Entries taken from a collection
------------

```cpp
template <int CP, bool MASKED, bool IGNORE_COLOR, bool FIXPT, bool SLICZERO, bool LEAN, bool COLLB, int NCH = CP>
__device__ __forceinline__ void slic_assign_body(
    const SlicProblem *__restrict__ probs, const float *__restrict__ feat, const uint8_t *__restrict__ mask,
    const unsigned *__restrict__ mask4, const float *__restrict__ cent, const int *__restrict__ head,
    int32_t *__restrict__ labels, unsigned long long *__restrict__ acc, int RQ, int accumulate, int store_labels,
    int start_label, float fs, const int *__restrict__ bin_stamp, int *__restrict__ tile_lp,
    int *__restrict__ cache_k, unsigned long long *__restrict__ cache_q, int sweep_id, int use_cache,
    unsigned long long *__restrict__ px_counter, const int *__restrict__ tile_prob, int total_tiles_all,
    int *__restrict__ orphan_flag, int tiles_per_prob, const float *__restrict__ fbox, int tile_base, int nch_arg,
    int *__restrict__ tl_k, unsigned *__restrict__ tl_fp, int *__restrict__ tl_meta, const int *__restrict__ tl_req) {
    const int nch_rt = (NCH < CP) ? NCH : nch_arg;
    constexpr int accum_color = LEAN ? 0 : 1;
#ifdef OBIA_ABL_NOACC
    accumulate = 0;
#endif
#ifndef OBIA_XCD_GROUP
#define OBIA_XCD_GROUP 2
#endif
    constexpr int XG = OBIA_XCD_GROUP;
    const int gtile = tile_base + (((int)(blockIdx.x >> 3) / XG) * 8 + (int)(blockIdx.x & 7)) * XG + (int)(blockIdx.x >> 3) % XG;
    if (gtile >= total_tiles_all) return;
    const int l_n = tl_meta[2 * (size_t)gtile], l_bw = tl_meta[2 * (size_t)gtile + 1], l_req = tl_req[gtile];
    const int l_built = l_bw < 0 ? -1 : (l_bw & 0xffff), l_streak = l_bw < 0 ? 0 : (l_bw >> 16);
    STAMP_DECL
    constexpr int RS = CENT_REC + CP;
    const int prob_i = tiles_per_prob > 0 ? gtile / tiles_per_prob : tile_prob[gtile];
    const SlicProblem P = probs[prob_i];
    const int tile = gtile - P.tile_off;
    constexpr int AQ = LEAN ? 1 : CP + 1;
    constexpr int PWI = LEAN ? 0 : CP;
    constexpr int NPASS = (CP + 7) / 8;

    __shared__ __attribute__((aligned(16))) float s_hdr[MAXC][CENT_REC];
    __shared__ __attribute__((aligned(16))) float s_col[COLLB ? MAXC : 1][COLLB ? CP : 4];
    __shared__ __attribute__((aligned(16))) int s_k[MAXC];
    __shared__ unsigned char s_fls[NT / 64][64];
    __shared__ unsigned long long s_acc[MAXC][AQ];
    constexpr int NF = LEAN ? 1 : CP + 1;
#ifndef OBIA_FOLD_LAYERS
#define OBIA_FOLD_LAYERS 1
#endif
    constexpr int FOLD_LAYERS = LEAN ? 0 : OBIA_FOLD_LAYERS;
    constexpr int FLD = FOLD_LAYERS > 0 ? FOLD_LAYERS : 1;
    __shared__ int s_tf[LEAN ? 1 : NT / 64][FLD][NF][LEAN ? 1 : 65];
    __shared__ int s_tkey[LEAN ? 1 : NT / 64][FLD][LEAN ? 1 : 64];
    __shared__ unsigned s_orph[SWEEP_TH * SWEEP_TW / 32];
    __shared__ int s_cnt, s_uncacheable;
#ifdef OBIA_ABL_LDSPAD
    __shared__ int s_pad[OBIA_ABL_LDSPAD / 4];
    if (start_label == 12345) s_pad[threadIdx.x] = 1;
#endif

    const int tid = threadIdx.x, lane = tid & 63;
    const int wv = __builtin_amdgcn_readfirstlane(tid >> 6);
    const int ty0 = (tile / P.tiles_x) * SWEEP_TH, tx0 = (tile % P.tiles_x) * SWEEP_TW;
    const int ty1 = min(ty0 + SWEEP_TH, P.H), tx1 = min(tx0 + SWEEP_TW, P.W);
    if (P.direct) {
        slow_tile<CP, MASKED, IGNORE_COLOR, SLICZERO>(P, ty0, tx0, feat, mask, cent, head, labels, acc, RQ, accumulate,
                                                      accum_color, start_label, fs, store_labels, orphan_flag, sweep_id, nch_rt);
        return;
    }

    const float w = P.spatial_w;
    const int fy0 = ty0 + FB * wv;
    const int fy0_o = fy0;
    const bool wave_active = fy0 < P.H;
    const int fy1 = min(fy0 + FB, P.H);
    const int fy1_o = fy1;
    const bool want_feat = !IGNORE_COLOR || accum_color;
    v2f f2[LEAN ? 1 : CP][PPT / 2];
    unsigned mbw;
    const bool all_valid = (long long)P.n_valid == (long long)P.H * (long long)P.W;
    auto fetch = [&](int fx0, int yb, int lane_o, bool real) {
#ifdef OBIA_ABL_NOLOAD
        real = false;
#endif
        const int xx = fx0 + (lane_o & 15);
        if (MASKED && !all_valid) {
            const unsigned *mbase = mask4 + ((long long)P.m4_off + (long long)(fy0 >> 2) * P.W + fx0);
            const unsigned moff = (real && (yb < P.H) && (xx < P.W)) ? (unsigned)(lane_o >> 4) * (unsigned)P.W + (unsigned)(lane_o & 15) : 0u;
            mbw = mbase[moff];
        } else {
            mbw = 0x01010101u;
        }
        if (!LEAN && want_feat) {
            const float4 *pb = reinterpret_cast<const float4 *>(feat) +
                               (P.feat_off + ((long long)(fy0 >> 2) * P.XB + (fx0 >> 4)) * ((LEAN ? 0 : CP) * 16));
            const unsigned fob = (real && (yb < P.H) && (xx < P.W))
                                     ? ((unsigned)(lane_o >> 4) * (unsigned)((LEAN ? 0 : CP) * 16 * P.XB) + (unsigned)(lane_o & 15)) * 16u : 0u;
#pragma unroll
            for (int ch = 0; ch < (LEAN ? 1 : CP); ++ch) {
                if (ch >= nch_rt) { f2[ch][0] = splat(0.0f); f2[ch][1] = splat(0.0f); continue; }
                const float4 t = ld_stream_f4(reinterpret_cast<const char *>(pb + ch * 16) + (size_t)fob);
                f2[ch][0] = (v2f){t.x, t.y};
                f2[ch][1] = (v2f){t.z, t.w};
            }
        } else {
#pragma unroll
            for (int ch = 0; ch < (LEAN ? 1 : CP); ++ch) { f2[ch][0] = splat(0.0f); f2[ch][1] = splat(0.0f); }
        }
    };
    auto fetch_first = [&]() {
        const int lane_i = lane_now();
        fetch(tx0, fy0 + PPT * (lane_i >> 4), lane_i, true);
    };
    constexpr int GQ = CP + 3;
    const int tile_id = P.tile_off + tile;
    int by_lo = (ty0 - 2 * P.sy - 2) / P.sy; if (ty0 - 2 * P.sy - 2 < 0) by_lo = 0;
    int by_hi = (ty1 + 2 * P.sy + 1) / P.sy; if (by_hi > P.ncy - 1) by_hi = P.ncy - 1;
    int bx_lo = (tx0 - 2 * P.sx - 2) / P.sx; if (tx0 - 2 * P.sx - 2 < 0) bx_lo = 0;
    int bx_hi = (tx1 + 2 * P.sx + 1) / P.sx; if (bx_hi > P.ncx - 1) bx_hi = P.ncx - 1;
    const int nbw = bx_hi - bx_lo + 1;
    const int nbins = (by_hi - by_lo + 1) * nbw;
    if (FIXPT) {
        const int lp = use_cache ? tile_lp[tile_id] : 0;
        int dirty = lp <= 0;
        if (!dirty)
            for (int bi = tid; bi < nbins; bi += NT)
                dirty |= bin_stamp[P.cell_off + (by_lo + bi / nbw) * P.ncx + bx_lo + bi % nbw] > lp;
        if (!__syncthreads_or(dirty)) {
            if (accumulate) {
                const int *ck = cache_k + (size_t)tile_id * (MAXC + 1);
                const unsigned long long *cq = cache_q + (size_t)tile_id * MAXC * GQ;
                const int ne = ck[0];
                for (int i = tid; i < ne * GQ; i += NT) {
                    const int e = i / GQ, q = i - e * GQ;
                    const int k = ck[1 + e];
                    if (k < 0 || (q < CP && !accum_color)) continue;
                    atomicAdd(&acc[(size_t)k * RQ + q], cq[(size_t)e * GQ + q]);
                }
            }
            return;
        }
        if (px_counter && tid == 0) atomicAdd(&px_counter[tile & 255], (unsigned long long)(ty1 - ty0) * (unsigned long long)(tx1 - tx0));
    } else if (px_counter && tile == 0 && tid == 0) {
        atomicAdd(px_counter, (unsigned long long)P.H * (unsigned long long)P.W);
    }
#ifdef OBIA_NO_LISTS
    constexpr bool USE_LISTS = false;
#else
    constexpr bool USE_LISTS = !COLLB;
#endif
    const bool listed = USE_LISTS && l_n >= 0 && l_req <= l_built;
    unsigned myc4 = 0xffffffffu;
    auto clear_tables = [&]() {
        for (int i = tid; i < MAXC * AQ; i += NT) (&s_acc[0][0])[i] = 0ull;
        for (int i = tid; i < SWEEP_TH * SWEEP_TW / 32; i += NT) s_orph[i] = 0u;
        if (tid == 0) s_uncacheable = 0;
    };
    float4 r0 = make_float4(0.f, 0.f, 0.f, 0.f), r1 = r0, rcol[CP / 4];
#pragma unroll
    for (int q = 0; q < CP / 4; ++q) rcol[q] = r0;
    int nxt = -1;
    auto load_node = [&](int c) {
        const float4 *src = reinterpret_cast<const float4 *>(cent + (size_t)c * RS);
        r0 = src[0]; r1 = src[1];
        if (COLLB) {
#pragma unroll
            for (int q = 0; q < CP / 4; ++q) rcol[q] = src[2 + q];
        }
        nxt = __float_as_int(r1.z);
    };
    auto put_slot = [&](int slot, int k) {
        float4 *dh = reinterpret_cast<float4 *>(&s_hdr[slot][0]);
        dh[0] = r0; dh[1] = make_float4(r1.x, r1.y, __int_as_float(k), r1.w);
        s_k[slot] = k;
        if (COLLB) {
#pragma unroll
            for (int q = 0; q < CP / 4; ++q) *reinterpret_cast<float4 *>(&s_col[slot][4 * q]) = rcol[q];
        }
    };
    int nc;
    if (listed) {
        int lk = -1;
        if (tid < l_n) lk = tl_k[(size_t)gtile * MAXC + tid];
        myc4 = tl_fp[(size_t)gtile * NT + tid];
        clear_tables();
        if (lk >= 0) load_node(lk);
        if (wave_active) fetch_first();
        if (lk >= 0) put_slot(tid, lk);
        nc = l_n;
        __syncthreads();
        STAMP(1)
    } else {
        clear_tables();
        const int streak = (l_n >= 0 && sweep_id - l_built <= 1) ? l_streak + 1 : 0;
        int g = (!USE_LISTS || l_n == -2 || streak >= LIST_GIVE_UP || sweep_id >= 0xffff) ? 0 : LIST_G2;
        bool listable = g > 0;
        for (;;) {
            __syncthreads();
            if (tid < MAXC) s_k[tid] = 0x7fffffff;
            if (tid == 0) s_cnt = 0;
            __syncthreads();
            int gy_lo = (ty0 - 2 * P.sy - 2 - g) / P.sy; if (ty0 - 2 * P.sy - 2 - g < 0) gy_lo = 0;
            int gy_hi = (ty1 + 2 * P.sy + 1 + g) / P.sy; if (gy_hi > P.ncy - 1) gy_hi = P.ncy - 1;
            int gx_lo = (tx0 - 2 * P.sx - 2 - g) / P.sx; if (tx0 - 2 * P.sx - 2 - g < 0) gx_lo = 0;
            int gx_hi = (tx1 + 2 * P.sx + 1 + g) / P.sx; if (gx_hi > P.ncx - 1) gx_hi = P.ncx - 1;
            const int gbw = gx_hi - gx_lo + 1;
            const int gbins = (gy_hi - gy_lo + 1) * gbw;
            for (int bi = tid; bi < gbins; bi += NT) {
                int cur = head[P.cell_off + (gy_lo + bi / gbw) * P.ncx + gx_lo + bi % gbw];
                if (cur >= 0) load_node(cur);
                while (cur >= 0) {
                    const int y0 = __float_as_int(r0.z), y1 = __float_as_int(r0.w);
                    const int x0 = __float_as_int(r1.x), x1 = __float_as_int(r1.y);
                    if (y0 - g < ty1 && y1 + g > ty0 && x0 - g < tx1 && x1 + g > tx0) {
                        const int slot = atomicAdd(&s_cnt, 1);
                        if (slot < MAXC) put_slot(slot, cur);
                    }
                    cur = nxt;
                    if (cur >= 0) load_node(cur);
                }
            }
            __syncthreads();
            nc = s_cnt;
            if (nc > MAXC) {
                if (g > 0) { g = 0; listable = false; continue; }
                if (tid == 0) { tl_meta[2 * (size_t)gtile] = -2; tl_meta[2 * (size_t)gtile + 1] = sweep_id & 0xffff; }
                slow_tile<CP, MASKED, IGNORE_COLOR, SLICZERO>(P, ty0, tx0, feat, mask, cent, head, labels, acc, RQ, accumulate,
                                                              accum_color, start_label, fs, store_labels, orphan_flag, sweep_id, nch_rt);
                return;
            }
            {
                int myk = 0, rk = 0;
                if (tid < nc) {
                    myk = s_k[tid];
#pragma unroll 1
                    for (int i = 0; i < nc; i += 8) {
                        const int4 ka = *reinterpret_cast<const int4 *>(&s_k[i]), kb = *reinterpret_cast<const int4 *>(&s_k[i + 4]);
                        rk += (ka.x < myk) + (ka.y < myk) + (ka.z < myk) + (ka.w < myk) + (kb.x < myk) + (kb.y < myk) + (kb.z < myk) + (kb.w < myk);
                    }
                    r0 = *reinterpret_cast<const float4 *>(&s_hdr[tid][0]);
                    r1 = *reinterpret_cast<const float4 *>(&s_hdr[tid][4]);
                    if (COLLB) {
#pragma unroll
                        for (int q = 0; q < CP / 4; ++q) rcol[q] = *reinterpret_cast<const float4 *>(&s_col[tid][4 * q]);
                    }
                }
                __syncthreads();
                if (tid < nc) put_slot(rk, myk);
                __syncthreads();
            }
            bool ovf = false;
            myc4 = (nc <= 64 && lane < nc) ? (unsigned)lane * 0x01010101u : 0xffffffffu;
            for (int bxi = 0; nc > 64 && wave_active && bxi < SWEEP_TW / FB; ++bxi) {
                const int fx0 = tx0 + FB * bxi;
                if (fx0 >= P.W) break;
                const int fx1 = min(fx0 + FB, P.W);
                int base = 0;
                for (int r = 0; r < (MAXC + 63) / 64; ++r) {
                    const int c = 64 * r + lane;
                    bool in = false;
                    if (c < nc) {
                        const float4 h0 = *reinterpret_cast<const float4 *>(&s_hdr[c][0]);
                        const float4 h1 = *reinterpret_cast<const float4 *>(&s_hdr[c][4]);
                        in = (__float_as_int(h0.z) - g < fy1) && (__float_as_int(h0.w) + g > fy0) &&
                             (__float_as_int(h1.x) - g < fx1) && (__float_as_int(h1.y) + g > fx0);
                    }
                    const unsigned long long m = __ballot(in);
                    const int pos = base + __popcll(m & ((1ull << lane) - 1ull));
                    if (in && pos < 64) s_fls[wv][pos] = (unsigned char)c;
                    base += __popcll(m);
                }
                ovf |= base > 64;
                wave_lds_sync();
                const unsigned mine = (lane < base) ? (unsigned)s_fls[wv][lane] : 0xffu;
                myc4 = (myc4 & ~(0xffu << (8 * bxi))) | (mine << (8 * bxi));
                wave_lds_sync();
            }
            if (__syncthreads_or(ovf ? 1 : 0)) {
                if (g > 0) { g = 0; listable = false; continue; }
                if (tid == 0) { tl_meta[2 * (size_t)gtile] = -2; tl_meta[2 * (size_t)gtile + 1] = sweep_id & 0xffff; }
                slow_tile<CP, MASKED, IGNORE_COLOR, SLICZERO>(P, ty0, tx0, feat, mask, cent, head, labels, acc, RQ, accumulate,
                                                              accum_color, start_label, fs, store_labels, orphan_flag, sweep_id, nch_rt);
                return;
            }
            break;
        }
        if (listable) {
            if (tid < nc) tl_k[(size_t)gtile * MAXC + tid] = s_k[tid];
            tl_fp[(size_t)gtile * NT + tid] = myc4;
        }
        if (tid == 0) { tl_meta[2 * (size_t)gtile] = listable ? nc : -2; tl_meta[2 * (size_t)gtile + 1] = (sweep_id & 0xffff) | (streak << 16); }
        if (wave_active) fetch_first();
        STAMP(1)
    }
    STAMP(0)

    constexpr unsigned INF_BITS = 0x7f800000u;
    for (int bxi = 0; wave_active && bxi < SWEEP_TW / FB; ++bxi) {
        const int fx0 = tx0 + FB * bxi;
        if (fx0 >= P.W) break;
        const int lane_i = lane_now();
        const int yb_i = fy0 + PPT * (lane_i >> 4);
        const unsigned lrow_i = (unsigned)(PPT * (lane_i >> 4)) * (unsigned)P.W + (unsigned)(lane_i & 15);
        const int fx1 = min(fx0 + FB, P.W);
        const int x = fx0 + (lane_i & 15);
        const float fx = (float)x;
        unsigned long long bk[PPT];
#pragma unroll
        for (int j = 0; j < PPT; ++j) bk[j] = (unsigned long long)INF_BITS << 32;
#define BK_D(j) __uint_as_float((unsigned)(bk[j] >> 32))

        unsigned key = 0xffffffffu;
        int kkv = 0;
        float clbv = 0.0f;
        float blo[COLLB ? CP : 1], bhi[COLLB ? CP : 1];
        if (COLLB) {
            const float4 *bx = reinterpret_cast<const float4 *>(fbox) + (P.fb_off + (long long)(fy0_o >> 4) * P.XB + (fx0 >> 4)) * (2 * CP / 4);
#pragma unroll
            for (int q = 0; q < CP / 4; ++q) {
                const float4 l = bx[q], h = bx[CP / 4 + q];
                blo[4 * q] = l.x; blo[4 * q + 1] = l.y; blo[4 * q + 2] = l.z; blo[4 * q + 3] = l.w;
                bhi[4 * q] = h.x; bhi[4 * q + 1] = h.y; bhi[4 * q + 2] = h.z; bhi[4 * q + 3] = h.w;
            }
        }
        {
            const unsigned c = (myc4 >> (8 * bxi)) & 0xffu;
            int fy0 = fy0_o, fy1 = fy1_o;
            asm volatile("" : "+s"(fy0), "+s"(fy1));
            if (c != 0xffu) {
                const float4 h0 = *reinterpret_cast<const float4 *>(&s_hdr[c][0]);
                const float4 h1 = *reinterpret_cast<const float4 *>(&s_hdr[c][4]);
                kkv = __float_as_int(h1.z);
                const int y0 = __float_as_int(h0.z), y1 = __float_as_int(h0.w);
                const int x0 = __float_as_int(h1.x), x1 = __float_as_int(h1.y);
                if (y0 < fy1 && y1 > fy0 && x0 < fx1 && x1 > fx0) {
                    const float cy = h0.x, cx = h0.y;
                    const float ry = (cy < (float)fy0) ? (float)fy0 : ((cy > (float)(fy1 - 1)) ? (float)(fy1 - 1) : cy);
                    const float rx = (cx < (float)fx0) ? (float)fx0 : ((cx > (float)(fx1 - 1)) ? (float)(fx1 - 1) : cx);
                    const float tyv = cy - ry, txv = cx - rx;
                    float lb = (tyv * tyv + txv * txv) * w;
                    if (COLLB) {
                        float cl = 0.0f;
#pragma unroll
                        for (int q = 0; q < CP / 4; ++q) {
                            const float4 cc = *reinterpret_cast<const float4 *>(&s_col[c][4 * q]);
                            const float cv[4] = {cc.x, cc.y, cc.z, cc.w};
#pragma unroll
                            for (int e = 0; e < 4; ++e) {
                                const float t = fmaxf(fmaxf(blo[4 * q + e] - cv[e], cv[e] - bhi[4 * q + e]), 0.0f);
                                cl += t * t;
                            }
                        }
                        clbv = cl;
                        lb += cl;
                    }
                    key = (__float_as_uint(lb) & ~127u) | c;
                }
            }
        }

        STAMP(2)
        STAMP_COUNT(0, 1)
        float mybest = fmaxf(fmaxf(BK_D(0), BK_D(1)), fmaxf(BK_D(2), BK_D(3)));
#ifdef OBIA_ABL_VISITS
        int abl_visits = 0;
#endif
        unsigned mn = wave_umin(key);
        bool firstv = true;
        for (;;) {
            if (mn == 0xffffffffu) break;
            if (!firstv && !__ballot(__uint_as_float(mn & ~127u) <= mybest)) break;
#ifdef OBIA_ABL_VISITS
            if (++abl_visits > OBIA_ABL_VISITS) break;
#endif
// ... 636 lines not shown
```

------------

### Exercise
Find and copy each line above holding "firstv".

### Written reply
        bool firstv = true;
            if (!firstv && !__ballot(__uint_as_float(mn & ~127u) <= mybest)) break;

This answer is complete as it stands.